■ **Exercise**
Scan the data below and copy each line where "lane" occurs.
= Beginning of Section =
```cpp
__device__ __forceinline__ void reset_und(uint32_t *und_reset, Counters *ctr) {
    if (und_reset) *und_reset = 0;
    else for (int k = 0; k < kSlots; k++) ctr->slot[k].undecided = 0;
}

template <bool FIRST, class EIn, class E>
__device__ __forceinline__ void round_tile(TileLds<EIn> &sh, uint32_t tile, uint32_t n, uint32_t ntiles,
                                           const EIn *__restrict__ el_in, E *__restrict__ el_out,
                                           uint32_t *__restrict__ n_out, uint8_t *status,
                                           uint8_t *__restrict__ vb8, uint32_t slog, int nowait,
                                           uint64_t *desc, uint32_t tag, uint32_t *und_reset,
                                           Counters *ctr) {
    using G = Geo<EIn>;
    constexpr int IPT = G::kIPT;
    const uint32_t tid = threadIdx.x, lane = tid & 63, wave = tid >> 6;
    const uint32_t base = tile * G::kTile;
    const uint32_t tile_n = n - base < G::kTile ? n - base : G::kTile;
    load_tile<EIn>(el_in, base, tile_n, n, sh.el, &sh.next, FIRST ? (EIn)~0ull : (EIn)F_HEAD);
    if (FIRST && tid == 0) sh.prev = base > 0 ? (uint64_t)el_in[base - 1] : ~0ull;
    __syncthreads();

    const uint32_t first = tid * IPT;
    const int cnt = first >= tile_n ? 0 : (tile_n - first < (uint32_t)IPT ? (int)(tile_n - first) : IPT);
    E e[IPT];
    uint32_t v[IPT];
    uint32_t nhm = 0;
    uint32_t tmask = 0;
    if constexpr (FIRST) {
        uint64_t pp = first == 0 ? sh.prev : (uint64_t)sh.el[pad16(first - 1)];
        const uint64_t pn = first + IPT < tile_n ? (uint64_t)sh.el[pad16(first + IPT)] : (uint64_t)sh.next;
        uint64_t p[IPT];
#pragma unroll
        for (int j = 0; j < IPT; j++) p[j] = j < cnt ? (uint64_t)sh.el[pad16(first + j)] : ~0ull;
#pragma unroll
        for (int j = 0; j < IPT; j++) {
            e[j] = (E)F_HEAD;
            if (j < cnt) {
                const bool head = pair_row(pp) != pair_row(p[j]);
                const uint64_t q = j + 1 < cnt ? p[j + 1] : (cnt < IPT ? ~0ull : pn);
                const bool rep = !head && pair_txn(pp) == pair_txn(p[j]);
                uint32_t wr = (uint32_t)(p[j] & 1u);
                const uint64_t id = ((uint64_t)pair_txn(p[j]) << slog) | pair_pos(p[j]);
                if (rep) {
                    tmask |= 1u << j;
                    vb8[id] = VB_OK;
                    if (nowait && ((p[j] | pp) & 1u)) status[pair_txn(p[j])] = ST_ABORT;
                } else if ((q >> 8) == (p[j] >> 8)) {
                    for (uint32_t k = base + first + j + 1; k < n && !wr; k++) {
                        const uint64_t x = (uint64_t)el_in[k];
                        if ((x >> 8) != (p[j] >> 8)) break;
                        wr |= (uint32_t)(x & 1u);
                    }
// ... 98 lines not shown
        ctr->nund[0] = n_txn_dev ? *n_txn_dev : n_txn0;
        ctr->async_go = 0;
        ctr->async_r0 = 0;
        ctr->async_wr0 = 0;
        ctr->async_iters = 0;
        ctr->async_block = 0;
    }
    const uint32_t n = und && !input_err(ctr) ? n_live : 0u;
    const uint32_t ntiles = (n + Geo<EIn>::kTile - 1) / Geo<EIn>::kTile;
    if (blockIdx.x == 0 && threadIdx.x == 0) {
        if (round < (uint32_t)kRoundLog && (und || round == 0)) {
            ctr->log_live[round] = n_live;
            ctr->log_und[round] = und_in ? und : 0u;
        }
        if (n) ctr->pass_live += n;
    }
    const bool publisher = pub && threadIdx.x == 0 && blockIdx.x == (ntiles ? ntiles - 1 : 0);
    if (blockIdx.x >= ntiles) {
        if (ntiles == 0 && blockIdx.x == 0 && threadIdx.x == 0) { *n_out = 0; reset_und(und_reset, ctr); }
    } else {
        if (threadIdx.x == 0) s_tile = atomicAdd(tile_ctr, 1u);
        __syncthreads();
        round_tile<FIRST, EIn, E>(sh, s_tile, n, ntiles, el_in, el_out, n_out, status, vb8, slog,
                                  nowait, desc, tag, und_reset, ctr);
    }
    if (publisher) {
        __hip_atomic_store(&pub->le, ((unsigned long long)n_live << 32) | ctr->err | ctr->peer_err,
                           __ATOMIC_RELAXED, __HIP_MEMORY_SCOPE_SYSTEM);
        __hip_atomic_store(&pub->ru, ((unsigned long long)round << 32) | und, __ATOMIC_RELAXED,
                           __HIP_MEMORY_SCOPE_SYSTEM);
    }
}

__device__ __forceinline__ uint8_t txn_verdict(const uint8_t *__restrict__ v, uint32_t len, uint32_t *n_ok = nullptr) {
    uint32_t any_abort = 0, all_ok = 1, ok = 0;
    for (uint32_t w = 0; w < len; w += 16) {
        const uint4 x4 = *reinterpret_cast<const uint4 *>(v + w);
        const uint32_t x[4] = {x4.x, x4.y, x4.z, x4.w};
#pragma unroll
        for (uint32_t q = 0; q < 4; q++) {
            const int nb = (int)len - (int)(w + 4 * q);
            const uint32_t m = nb >= 4 ? 0xFFFFFFFFu : (nb <= 0 ? 0u : (1u << (8 * nb)) - 1u);
            any_abort |= x[q] & 0x02020202u & m;
            all_ok &= (x[q] & m) == (0x01010101u & m);
            if (n_ok) ok += __popc(x[q] & 0x01010101u & m);
        }
    }
    if (n_ok) *n_ok = ok;
    return any_abort ? V_ABORT : (all_ok ? 0 : V_WAIT);
}

#ifndef DVCC_SETTLE_IPT
#define DVCC_SETTLE_IPT 1
#endif
constexpr uint32_t kSettleIPT = DVCC_SETTLE_IPT, kSettleChunk = kBlock * kSettleIPT;

__device__ __forceinline__ bool settle_txn(uint8_t *__restrict__ status, const uint8_t *__restrict__ vb8,
                                           uint32_t slog, const uint8_t *__restrict__ tlen,
                                           uint32_t t, uint32_t *__restrict__ tword = nullptr) {
    const uint8_t s0 = status[t];
    if (s0 != ST_UNDEC) {
        if (tword) tword[t] = s0 | ((uint32_t)tlen[t] << 16);
        return false;
    }
    const uint32_t len = tlen[t];
    uint32_t ok = 0;
    const uint8_t v = txn_verdict(vb8 + ((size_t)t << slog), len, tword ? &ok : nullptr);
    const uint8_t s = (v & V_ABORT) ? ST_ABORT : (!(v & V_WAIT) ? ST_COMMIT : ST_UNDEC);
    if (s != ST_UNDEC) status[t] = s;
    if (tword) tword[t] = s | ((s == ST_UNDEC ? ok : 0u) << 8) | (len << 16);
    return s == ST_UNDEC;
}

struct SettleLds {
    uint32_t keep[kSettleChunk];
    uint32_t cnt, base;
};

template <bool FIRST>
__device__ __forceinline__ void settle_chunk(SettleLds &sh, uint32_t lo, uint32_t n,
                                             uint8_t *__restrict__ status,
                                             const uint8_t *__restrict__ vb8, uint32_t slog,
                                             const uint8_t *__restrict__ tlen,
                                             const uint32_t *__restrict__ list_in,
                                             uint32_t *__restrict__ list_out,
                                             uint32_t *__restrict__ n_out,
                                             uint32_t *__restrict__ tword = nullptr) {
    if (threadIdx.x == 0) sh.cnt = 0;
    __syncthreads();
    const uint32_t lane = threadIdx.x & 63;
#pragma unroll
    for (uint32_t k = 0; k < kSettleIPT; k++) {
        const uint32_t i = lo + k * kBlock + threadIdx.x;
        uint32_t t = 0;
        bool keep = false;
        if (i < n) {
            t = FIRST ? i : list_in[i];
            keep = settle_txn(status, vb8, slog, tlen, t, tword);
        }
        const uint64_t m = __ballot(keep);
// ... 826 lines not shown
```

Before: 178.2 million committed txns/s.

## Batch and hoist independent global loads across probe, sort, mark, kill and settle kernels

Restructures several kernels so independent global loads are issued together before they are used. The probe loop software-prefetches the next transaction's bounds and timestamps. Radix scatter loads its keys before the digit scan, and mark, kill and compact batch their key and type gathers with clamped indices. Round tile loads take a vectorized full-tile path, and settle loads the first verdict vector speculatively. The aim is more memory-level parallelism and less exposed latency, at the cost of extra registers and some redundant loads at clamped indices.

```diff
diff --git a/deneva-plus_amd/csrc/dvcc_common.h b/deneva-plus_amd/csrc/dvcc_common.h
--- a/deneva-plus_amd/csrc/dvcc_common.h
+++ b/deneva-plus_amd/csrc/dvcc_common.h
@@ -312,4 +312,27 @@
     return ((w & ~AR_WR) + (rr.on ? (uint32_t)rr.dense_base : 0u)) | (w & AR_WR);
 }
 
-}
+template <uint32_t N>
+__device__ __forceinline__ void row_words(const uint32_t *__restrict__ acc_row, const RecRows &rr,
+                                          const uint32_t (&idx)[N], uint32_t (&out)[N]) {
+    if (rr.on && !rr.recs) {
+        uint64_t k[N];
+        uint8_t ty[N];
+#pragma unroll
+        for (uint32_t u = 0; u < N; u++) {
+            k[u] = rr.keys[idx[u]];
+            ty[u] = rr.types[idx[u]];
+        }
+#pragma unroll
+        for (uint32_t u = 0; u < N; u++) out[u] = (uint32_t)(k[u] + rr.dense_base) | (ty[u] == DV_WR ? AR_WR : 0u);
+        return;
+    }
+    const uint32_t *__restrict__ src = rr.on ? rr.recs : acc_row;
+    const uint32_t add = rr.on ? (uint32_t)rr.dense_base : 0u;
+#pragma unroll
+    for (uint32_t u = 0; u < N; u++) out[u] = src[idx[u]];
+#pragma unroll
+    for (uint32_t u = 0; u < N; u++) out[u] = ((out[u] & ~AR_WR) + add) | (out[u] & AR_WR);
+}
+
+}
diff --git a/deneva-plus_amd/csrc/dvcc_kernels.hip b/deneva-plus_amd/csrc/dvcc_kernels.hip
--- a/deneva-plus_amd/csrc/dvcc_kernels.hip
+++ b/deneva-plus_amd/csrc/dvcc_kernels.hip
@@ -327,27 +327,35 @@
         if (txn_begin[0] != 0u || txn_begin[n_txn] != n_acc) set_err(ctr, ERRB_TXN);
     }
     bool bad = false, big_seen = false, ts_bad = false;
-    for (uint32_t t = blockIdx.x * kBlock + threadIdx.x; t < n_txn; t += gridDim.x * kBlock) {
-        const uint32_t a0 = txn_begin[t], a1 = txn_begin[t + 1];
+    auto one_txn = [&](uint32_t t, uint32_t a0, uint32_t a1, uint64_t ts1, uint64_t ts0) {
         if (a1 < a0 || a1 > n_acc) {
             bad = true;
-            continue;
+            return;
         }
         const uint32_t len = a1 - a0;
         const bool big = len > (1u << slog);
         big_seen |= big;
-        if (ts && t > 0 && ts[t] <= ts[t - 1]) ts_bad = true;
-        if (t >= K) continue;
+        if (ts && t > 0 && ts1 <= ts0) ts_bad = true;
+        if (t >= K) return;
         tlen[t] = (uint8_t)(big ? (1u << slog) : len);
         constexpr uint32_t kU = 8;
         for (uint32_t j0 = 0; j0 < len; j0 += kU) {
             uint64_t key[kU];
             uint32_t wrs[kU];
-            const KillKeys kk{tabs, keys, types, recs, 0, 0};
-#pragma unroll
-            for (uint32_t j = 0; j < kU; j++) {
-                wrs[j] = 0;
-                key[j] = j0 + j < len ? kk_key(kk, a0 + j0 + j, wrs[j]) : 0ull;
+            if (recs) {
+#pragma unroll
+                for (uint32_t j = 0; j < kU; j++) {
+                    const uint32_t r = recs[j0 + j < len ? a0 + j0 + j : a1 - 1];
+                    wrs[j] = r >> 31;
+                    key[j] = r & 0x7FFFFFFFu;
+                }
+            } else {
+#pragma unroll
+                for (uint32_t j = 0; j < kU; j++) {
+                    const uint32_t i = j0 + j < len ? a0 + j0 + j : a1 - 1;
+                    key[j] = keys[i];
+                    wrs[j] = types[i] == DV_WR ? 1u : 0u;
+                }
             }
 #pragma unroll
             for (uint32_t j = 0; j < kU; j++) {
@@ -359,6 +367,25 @@
                 if (acc_row) acc_row[a0 + pos] = (uint32_t)row | (wr ? AR_WR : 0u);
                 pairs[a0 + pos] = pair_pack(row, t, (pos >> slog) ? 0u : pos, wr);
             }
+        }
+    };
+    const uint32_t stride = gridDim.x * kBlock;
+    uint32_t t = blockIdx.x * kBlock + threadIdx.x;
+    if (t < n_txn) {
+        uint32_t a0 = txn_begin[t], a1 = txn_begin[t + 1];
+        uint64_t ts1 = ts ? ts[t] : 0ull, ts0 = ts ? ts[t > 0 ? t - 1 : 0u] : 0ull;
+        for (;;) {
+            const bool more = n_txn - t > stride;
+            const uint32_t tn = more ? t + stride : t;
+            const uint32_t na0 = txn_begin[tn], na1 = txn_begin[tn + 1];
+            const uint64_t nts1 = ts ? ts[tn] : 0ull, nts0 = ts ? ts[tn > 0 ? tn - 1 : 0u] : 0ull;
+            one_txn(t, a0, a1, ts1, ts0);
+            if (!more) break;
+            t = tn;
+            a0 = na0;
+            a1 = na1;
+            ts1 = nts1;
+            ts0 = nts0;
         }
     }
     if (bad) set_err(ctr, ERRB_TXN);
@@ -451,27 +478,29 @@
     const uint32_t tid = threadIdx.x, lane = tid & 63, wave = tid >> 6;
     const uint64_t tile0 = (uint64_t)blockIdx.x * kTile;
 
-    {
-        const uint32_t d = tid;
-        const uint32_t dex = block_excl_scan256(digit_tot[d], lds4, nullptr);
-        if (digit_pre && blockIdx.x == 0) digit_pre[d] = dex;
-        gbase[d] = (uint64_t)dex + counts[(uint64_t)d * nblocks + blockIdx.x];
-        for (int w = 0; w < 4; w++) wc[w][d] = 0;
-    }
-    __syncthreads();
-
     const uint64_t base = tile0 + wave * (64 * kIPT);
     uint64_t k[kIPT];
     uint32_t r[kIPT];
 #pragma unroll
     for (int j = 0; j < kIPT; j++) {
         const uint64_t idx = base + j * 64 + lane;
-        k[j] = idx < n ? in[idx] : 0;
-    }
+        k[j] = in[idx < n ? idx : n - 1];
+    }
+    {
+        const uint32_t d = tid;
+        const uint32_t dtot = digit_tot[d], dcnt = counts[(uint64_t)d * nblocks + blockIdx.x];
+        const uint32_t dex = block_excl_scan256(dtot, lds4, nullptr);
+        if (digit_pre && blockIdx.x == 0) digit_pre[d] = dex;
+        gbase[d] = (uint64_t)dex + dcnt;
+        for (int w = 0; w < 4; w++) wc[w][d] = 0;
+    }
+    __syncthreads();
+
 #pragma unroll
     for (int j = 0; j < kIPT; j++) {
         const uint64_t idx = base + j * 64 + lane;
         const bool valid = idx < n;
+        k[j] = valid ? k[j] : 0;
         const uint32_t d = key_digit<kRadixBits>(k[j], shift, hmul, hbits);
         const uint64_t vmask = __ballot(valid);
         const uint64_t peers = match_digit(d, vmask);
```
= End of Section =
■ **Output for this exercise**
    const uint32_t tid = threadIdx.x, lane = tid & 63, wave = tid >> 6;
    const uint32_t lane = threadIdx.x & 63;
     const uint32_t tid = threadIdx.x, lane = tid & 63, wave = tid >> 6;
         const uint64_t idx = base + j * 64 + lane;
         const uint64_t idx = base + j * 64 + lane;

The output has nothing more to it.